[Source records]
---*---
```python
class Engine:
    def __init__(self, pack: ModelPack, plan, knn_k=32, full=True, phore_only=False):
        self.lib = hip.lib()
        self.pack, self.plan, self.k = pack, plan, knn_k
        self.dev = plan.device
        self._keep = []
        self.debug = None
        self.timers = None
        self.trace = None
        self.tri_calls = []
        o = options.snapshot()
        self.multi_stream = o['streams']
        self.layer_ahead = o['layer_ahead']
        self.tri_split, self.tri_split_from = o['tri_split'], o['tri_split_from']
        self.tri_overlap = o['tri_overlap']
        self.chain_q_from = o['chain_q_from']
        self.tune_grid = o['tune_grid']
        self.tuned_tri_grid = None
        self.geom_split = o['geom_split'] == 'always' or (o['geom_split'] == 'auto' and self.plan.n_bond < o['geom_split_below'])
        self.ahead_v2 = o['ahead_v2'] == 'always' or (o['ahead_v2'] == 'auto' and self.plan.n_bond < o['ahead_v2_below'])
        self.step_ahead = o['step_ahead']
        self.pos_tiled, self.pos_tiled_below = o['pos_tiled'], o['pos_tiled_below']
        self.tri_grid = o['tri_grid']
        self._lane = 0
        self._n_points = 0
        self._points = {}
        self.c_program = o['c_program']
        self._compiled = {}
        self._side = None
        self.stream_set = 0
        self._alloc()
        if full:
            self.prog_phore = self._build_phore_program()
            if not phore_only:
                self.prog_fwd = self._build_forward_program()
                self.prog_step = self.prog_ahead = None

    def _alloc(self):
        p, d = self.plan, self.dev
        n, E, k = p.n_ctx, p.n_bond, self.k
        w = self.ws = type('WS', (), {})()
        w.in_h_node, w.in_pos = _f(p.n_lig, 12, device=d), _f(p.n_lig, 3, device=d)
        w.in_h_edge = _f(E, 6, device=d)
        w.in_t = torch.zeros(p.n_graphs, dtype=torch.int64, device=d)
        w.in_t_next = torch.zeros(p.n_graphs, dtype=torch.int64, device=d)
        w.h_phore_ctx, w.x_phore_ctx = _f(n, 18, device=d, zero=True), _f(n, 3, device=d, zero=True)
        w.pos_phore, w.phore_norm = _f(p.n_phore, 3, device=d), _f(p.n_phore, 3, device=d)
        w.nrm_phore_ctx = _f(n, 3, device=d, zero=True)
        w.is_ex = torch.zeros(p.n_phore, dtype=torch.uint8, device=d)
        w.hp_ctx, w.Yp = _f(n, 128, device=d), _f(n, 640, device=d)
        w.enc_ctx = _f(n, 128, device=d, zero=True)
        w.hp_emb = _f(p.n_phore, 128, device=d)
        w.cnt_hid = _f(n, 256, device=d)
        w.s_all, w.s_l = _f(p.n_phore, device=d), _f(p.n_phore, device=d)
        w.count_l, w.count_u = _f(p.n_graphs, device=d), _f(p.n_graphs, device=d)
        w.h = [_f(n, 128, device=d), _f(n, 128, device=d)]
        w.h_in = _f(n, 128, device=d)
        w.x = [_f(n, 3, device=d), _f(n, 3, device=d)]
        w.hb = [_f(E, 128, device=d), _f(E, 128, device=d)]
        w.nbr = torch.zeros(n, k, dtype=torch.int32, device=d)
        w.deg = torch.zeros(n, dtype=torch.int32, device=d)
        w.ew, w.nrm, w.G = _f(n, k, device=d), _f(n, 3, device=d), _f(E, 20, device=d)
        w.Y1, w.Y2 = _f(n, 1920, device=d), _f(n, 1280, device=d)
        w.Y1b = None
        w.q = [_f(n, 128, device=d) for _ in range(4)]
        w.U, w.S = [_f(n, 2048, device=d) for _ in range(3)], [_f(n, 2048, device=d) for _ in range(3)]
        w.swn = [_f(n, 16, device=d) for _ in range(3)]
        w.aggE, w.aggB = _f(n, 128, device=d, zero=True), _f(n, 128, device=d, zero=True)
        w.lin_tmp = _f(n, 128, device=d)
        w.CsB, w.P = _f(E, 256, device=d), _f(E, 256, device=d)
        w.CsB2 = _f(E, 256, device=d)
        w.Qd = _f(E, 256, device=d)
        w.qhid, w.qT = _f(E, 128, device=d), _f(E, 128, device=d)
        w.dxe, w.dxb = _f(n, 3, device=d, zero=True), _f(n, 3, device=d, zero=True)
        w.head = _f(n, 128, device=d)
        w.head_b = _f(E, 128, device=d)
        w.out_v, w.out_bond = _f(p.n_lig, 12, device=d), _f(E, 6, device=d)

    def _call(self, prog, fn, *args):
        assert len(args) + 1 == len(fn.argtypes), (fn.__name__, len(args) + 1, len(fn.argtypes))
        prog.append((fn, args, self._lane if self.multi_stream else 0))

    def _new_point(self):
        self._n_points += 1
        return self._n_points - 1

    def _order(self, prog, name, ops):
        if self.multi_stream and ops:
            prog.append((_Tap('order', name, ops=ops), None, -1))

    def _fork(self, prog, lanes):
        if not self.multi_stream:
            return
        pt = self._new_point()
        self._order(prog, 'fork', [('record', pt, 0)] + [('wait', pt, l) for l in lanes])

    def _join(self, prog, lanes):
        self._sync(prog, 0, lanes, name='join')
# ... 19 lines not shown
            return
        self._order(prog, 'wait', [('wait', pt, waiter)])

    def _event(self, prog, name, start):
        prog.append((_Tap('event', name, start=start, lane=self._lane if self.multi_stream else 0), None, -1))

    def _mark(self, prog, name, *tensors, lane=0):
        prog.append((_Tap('mark', name, tensors=tensors, lane=lane if self.multi_stream else 0), None, -1))

    def _tap(self, tap, streams):
        if tap.kind == 'order':
            for what, pt, lane in tap.ops:
                ev = self._points.get(pt)
                if ev is None:
                    ev = self._points[pt] = hip.OrderPoint()
                if what == 'record':
                    ev.record(streams[lane])
                else:
                    ev.wait(streams[lane])
        elif tap.kind == 'event':
            if self.timers is not None:
                ev = torch.cuda.Event(enable_timing=True)
                ev.record(streams[tap.lane])
                self.timers.setdefault(tap.name, []).append((tap.start, ev))
        elif self.debug is not None:
            with torch.cuda.stream(streams[tap.lane]):
                self.debug[tap.name] = tuple(t.clone() for t in tap.tensors)

    def kernel_ms(self, name):
        evs = self.timers.get(name, [])
        return [a.elapsed_time(b) for (sa, a), (sb, b) in zip(evs[0::2], evs[1::2]) if sa and not sb]

    def _gemm(self, prog, X, K1, W, Y, M, N, bias=None, X2=None, K2=0, ln=None, add1=None, idx1=None, add2=None,
              idx2=None, scale=1.0, act=hip.ACT_NONE, rows=None):
        g = hip.PgGemm()
        g.X, g.ldx, g.K1 = X.data_ptr(), X.stride(0), K1
        g.X2, g.ldx2, g.K2 = (X2.data_ptr(), X2.stride(0), K2) if X2 is not None else (None, 0, 0)
        g.W, g.ldw = W.data_ptr(), W.stride(0)
        g.bias = hip.ptr(bias)
        g.ln_gamma, g.ln_beta = (ln[0].data_ptr(), ln[1].data_ptr()) if ln is not None else (None, None)
        g.add1, g.ld_add1, g.idx1 = (add1.data_ptr(), add1.stride(0), hip.ptr(idx1)) if add1 is not None else (None, 0, None)
        g.add2, g.ld_add2, g.idx2 = (add2.data_ptr(), add2.stride(0), hip.ptr(idx2)) if add2 is not None else (None, 0, None)
        g.out_scale, g.act = scale, act
        g.Y, g.ldy, g.M, g.N = Y.data_ptr(), Y.stride(0), M, N
        g.rows = hip.ptr(rows)
        g.add_rows = add1.size(0) if add1 is not None else 0
        self._keep += [g, X, W, Y, bias, X2, ln, add1, idx1, add2, idx2, rows]
        self._call(prog, self.lib.pg_gemm, C.byref(g))

    def _seg(self, prog, mode, n_seg, seg_ids, a, **kw):
        s = hip.PgSegAttn()
        s.mode, s.n_seg, s.seg_ids = mode, n_seg, hip.ptr(seg_ids)
        s.knn_k = self.k
        s.ln_gk, s.ln_bk, s.ln_gv, s.ln_bv = (t.data_ptr() for t in (a.ln_gk, a.ln_bk, a.ln_gv, a.ln_bv))
        for key, val in kw.items():
            setattr(s, key, val.data_ptr() if torch.is_tensor(val) else val)
            self._keep.append(val)
        self._keep += [s, seg_ids, a]
        self._call(prog, self.lib.pg_seg_attn, self.plan.topo_ref, C.byref(s))

    def _query_gemm(self, prog, a, Y, col0, h_dst_lists, buf):
        n, wq = self.plan.n_ctx, self.ws.q[buf]
        qh = Y[:, col0 + 4 * 128: col0 + 5 * 128]
        self._gemm(prog, qh, 128, a.W2q, wq, n, 128, bias=a.b2q, ln=(a.q_ln_g, a.q_ln_b), scale=HEAD_SCALE)

    def _node_attention(self, prog, mode, a, Y, col0, x, h_dst_lists, out=None, dx=None, csrc=None, buf=0, extra=None,
                        query_done=False, qbuf=None):
        w, p, n = self.ws, self.plan, self.plan.n_ctx
        wq, wU, wS, wsw = w.q[buf if qbuf is None else qbuf], w.U[buf], w.S[buf], w.swn[buf]
        blk = lambda b: Y[:, col0 + 128 * b: col0 + 128 * (b + 1)]
        if not query_done:
            self._query_gemm(prog, a, Y, col0, h_dst_lists, buf)
        knn = mode in (hip.SEG_KNN_NODE, hip.SEG_KNN_POS)
        pos = mode in (hip.SEG_KNN_POS, hip.SEG_BOND_POS)
        fused = mode != hip.SEG_PHORE
        merged = knn and len(h_dst_lists) == 2 and all(n > 0 for _, n, _ in h_dst_lists)
        lists = [h_dst_lists[0]] if merged else h_dst_lists
        for seg_ids, n_seg, is_lig in lists:
            if not fused:
                self._call(prog, self.lib.pg_attn_fold_query, wq.data_ptr(), 128, a.W2k_l.data_ptr(), n_seg,
                           seg_ids.data_ptr(), wU.data_ptr())
            kw = dict(x=x, Cdst_k=blk(0), Cdst_v=blk(1), ld_cdst=Y.stride(0), U=wU)
            if knn:
                kw.update(nrm=w.nrm, nbr=w.nbr, deg=w.deg, ew=w.ew, Csrc_k=blk(2), Csrc_v=blk(3), ld_csrc=Y.stride(0),
                          Wf_k=a.Wf_k[is_lig], Wf_v=a.Wf_v[is_lig])
                if merged:
                    ids2, n2, lig2 = h_dst_lists[1]
                    kw.update(seg_ids2=ids2, n_seg2=n2, Wf_k2=a.Wf_k[lig2], Wf_v2=a.Wf_v[lig2])
            elif mode == hip.SEG_PHORE:
                kw.update(Csrc_k=blk(2), Csrc_v=blk(3), ld_csrc=Y.stride(0), Wf_k=a.Wf_k, Wf_v=a.Wf_v)
            else:
                kw.update(Csrc_k=csrc[:, 0:128], Csrc_v=csrc[:, 128:256], ld_csrc=csrc.stride(0))
            if pos:
                kw.update(W2xv_l=a.W2xv_l, b2xv=a.b2xv, dx=dx, accumulate_dx=0)
                tiled = self.pos_tiled == 'always' or (self.pos_tiled == 'auto' and n_seg <= self.pos_tiled_below)
                if tiled:
                    kw.update(pos_tiled=1)
# ... 82 lines not shown
        lig = [(p.lig2ctx, p.n_lig, True)]
        both = [(p.lig2ctx, p.n_lig, True), (p.phore2ctx, p.n_phore, False)]
        L0 = pk.layers[0]
        self._sync(prog, 3, (2,))
        self._lane = 3
        self._embed_bond(prog, w.in_t_next)
        hb_done = self._record(prog, 3)
        self._lane = 2
        self._embed_ctx(prog, w.in_t_next, coords=False)
        self._first_layer_gemm(prog, L0, w.h_in, w.Y1)
        y1_done = self._record(prog, 2)
        self._query_gemm(prog, L0.NE, w.Y1, 0, both, 3)
        self._wait(prog, 2, hb_done)
        self._triplet_queries(prog, L0, w.hb[0], w.Y1)
        self._lane = 3
        self._wait(prog, 3, y1_done)
        self._bond_node_rows(prog, L0, w.hb[0], w.Y1)
        self._node_attention(prog, hip.SEG_BOND_NODE, L0.NB, w.Y1, 5 * 128, w.x[0], lig, out=w.aggB, csrc=w.CsB2, buf=2)
        self._lane = 0
        return prog

    def pipelined_programs(self):
        if not (self.step_ahead and self.multi_stream and self.layer_ahead and self.plan.n_tri_iters):
            return None
        if self.prog_step is None:
            tri_calls, self.tri_calls = self.tri_calls, []
            self.prog_step = self._build_forward_program(step_ahead=True)
            self.step_tri_calls, self.tri_calls = self.tri_calls, tri_calls
            self.prog_ahead = self._build_ahead_program()
        return self.prog_step, self.prog_ahead

    def _first_layer_gemm(self, prog, L, h_in, Y1):
        p, n = self.plan, self.plan.n_ctx
        self._gemm(prog, h_in, 128, L.W_node1, Y1, n, 1920, bias=L.b_node1)

    def _triplet_queries(self, prog, L, hb_in, Y1):
        w, p, E = self.ws, self.plan, self.plan.n_bond
        self._gemm(prog, hb_in, 128, L.TB.W_q_hb, w.qhid, E, 128, add1=Y1[:, 14 * 128:15 * 128], idx1=p.bond_dst)
        self._gemm(prog, w.qhid, 128, L.TB.W2q, w.qT, E, 128, bias=L.TB.b2q, ln=(L.TB.q_ln_g, L.TB.q_ln_b), scale=HEAD_SCALE)

    def _bond_node_rows(self, prog, L, hb_in, Y1):
        w, p, E = self.ws, self.plan, self.plan.n_bond
        self._gemm(prog, hb_in, 128, L.NB.W_hb, w.CsB2, E, 256, add1=Y1[:, 7 * 128:9 * 128], idx1=p.bond_src)

    def _denoiser_program(self, prog, lig, both, heads=None, pre_join=None, step_ahead=False):
        w, p, pk, lib = self.ws, self.plan, self.pack, self.lib
        n, E, t = p.n_ctx, p.n_bond, p.topo_ref
        h, x, hb = w.h, w.x, w.hb
        g = pk.gate
        self._fork(prog, (1,))
        self._lane = 1
        self._call(prog, lib.pg_knn_ctx, t, x[0].data_ptr(), self.k, w.nbr.data_ptr(), w.deg.data_ptr())
        self._call(prog, lib.pg_edge_gate, t, x[0].data_ptr(), w.nbr.data_ptr(), w.deg.data_ptr(), self.k,
                   g['W0'].data_ptr(), g['b0'].data_ptr(), g['g'].data_ptr(), g['b'].data_ptr(), g['W3'].data_ptr(),
                   C.c_float(g['b3']), w.ew.data_ptr())
        self._mark(prog, 'graph', w.nbr, w.deg, w.ew, lane=1)
        self._call(prog, lib.pg_knn_group_by_kind, t, self.k, w.nbr.data_ptr(), w.deg.data_ptr(), w.ew.data_ptr())
        self._lane = 0
        cur = 0
        staged = bool(p.n_tri_iters)
        n_layers = len(pk.layers)
        ahead = self.layer_ahead and self.multi_stream
        v2 = self.ahead_v2 and ahead
        chain_q = self.multi_stream and (v2 or E >= self.chain_q_from)
        tri_grid = self.tri_grid if self.tri_grid >= 0 else ((192 if E < 15000 else 224 if E < 80000 else 0) if self.multi_stream else 0)
        self._tune = None
        if (self.tune_grid and self.tri_grid < 0 and self.multi_stream and staged and 0 < tri_grid <= 224):
# ... 84 lines not shown
            self._event(prog, 'triplet', False)
            if last:
                self._fork(prog, (3,))
                self._lane = 3
                heads[0](hbn)
            self._lane = 3 if v2 else 2
            if not pre:
                bond_node_rows(L, hbc, Y1c)
                self._node_attention(prog, hip.SEG_BOND_NODE, L.NB, Y1c, 5 * 128, xc, lig, out=w.aggB, csrc=w.CsB2, buf=1)
                if v2:
                    bn_done = self._record(prog, 3)
            self._lane = 1
            if not pre:
                self._query_gemm(prog, L.NE, Y1c, 0, both, 0)
            if pre0:
                self._sync(prog, 1, (2,))
            elif pre and v2:
                self._wait(prog, 1, ne_done)
            self._event(prog, 'knn_node', True)
            self._node_attention(prog, hip.SEG_KNN_NODE, L.NE, Y1c, 0, xc1, both, out=w.aggE, buf=0, query_done=True,
                                 qbuf=3 if pre else None)
            self._event(prog, 'knn_node', False)
            if pre0:
                self._sync(prog, 1, (3,))
            elif pre or v2:
                self._wait(prog, 1, bn_done)
            else:
                self._sync(prog, 1, (2,))
            self._gemm(prog, w.aggE, 128, L.W_lin2[:, :128], w.lin_tmp, n, 128, bias=L.b_lin, add1=hc)
            self._gemm(prog, w.aggB, 128, L.W_lin2[:, 128:], hn, n, 128, add1=w.lin_tmp)
            self._mark(prog, f'A{li}', w.aggE, w.aggB, lane=1)
            if early:
                hn_done = self._record(prog, 1)
            self._gemm(prog, hn, 128, L.W_node2, w.Y2, n, 1280, bias=L.b_node2)
            if v2:
                self._query_gemm(prog, L.PB, w.Y2, 5 * 128, lig, 1)
            more_ahead = ahead and li + 1 < n_layers and not last
            self._sync(prog, 0, (1,))
            if v2 and more_ahead:
                self._lane = 1
                first_layer_gemm(pk.layers[li + 1], hn, Y1n)
                y1_done = self._record(prog, 1)
            qlane = 2 if last else 3
            if early:
                self._wait(prog, 2, hn_done)
                self._lane = 2
                heads[1](hn)
                if not v2:
                    self._fork(prog, (2,))
            else:
                self._fork(prog, (2, 3) if (ahead and li + 1 < n_layers) else (qlane,))
            self._lane = qlane
            if not v2:
                self._query_gemm(prog, L.PB, w.Y2, 5 * 128, lig, 1)
                q_done = self._record(prog, qlane)
            if last and not early:
                heads[1](hn)
            elif ahead and li + 1 < n_layers:
                Ln = pk.layers[li + 1]
                self._lane = 2
                if v2:
                    self._wait(prog, 2, y1_done)
                else:
                    first_layer_gemm(Ln, hn, Y1n)
                    y1_done = self._record(prog, 2)
                triplet_queries(Ln, hbn, Y1n)
                if not v2:
# ... 270 lines not shown
```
---*---
Find the string "qbuf" in the entries above. Copy each line where it occurs.

Completed exercise:
                        query_done=False, qbuf=None):
        wq, wU, wS, wsw = w.q[buf if qbuf is None else qbuf], w.U[buf], w.S[buf], w.swn[buf]
                                 qbuf=3 if pre else None)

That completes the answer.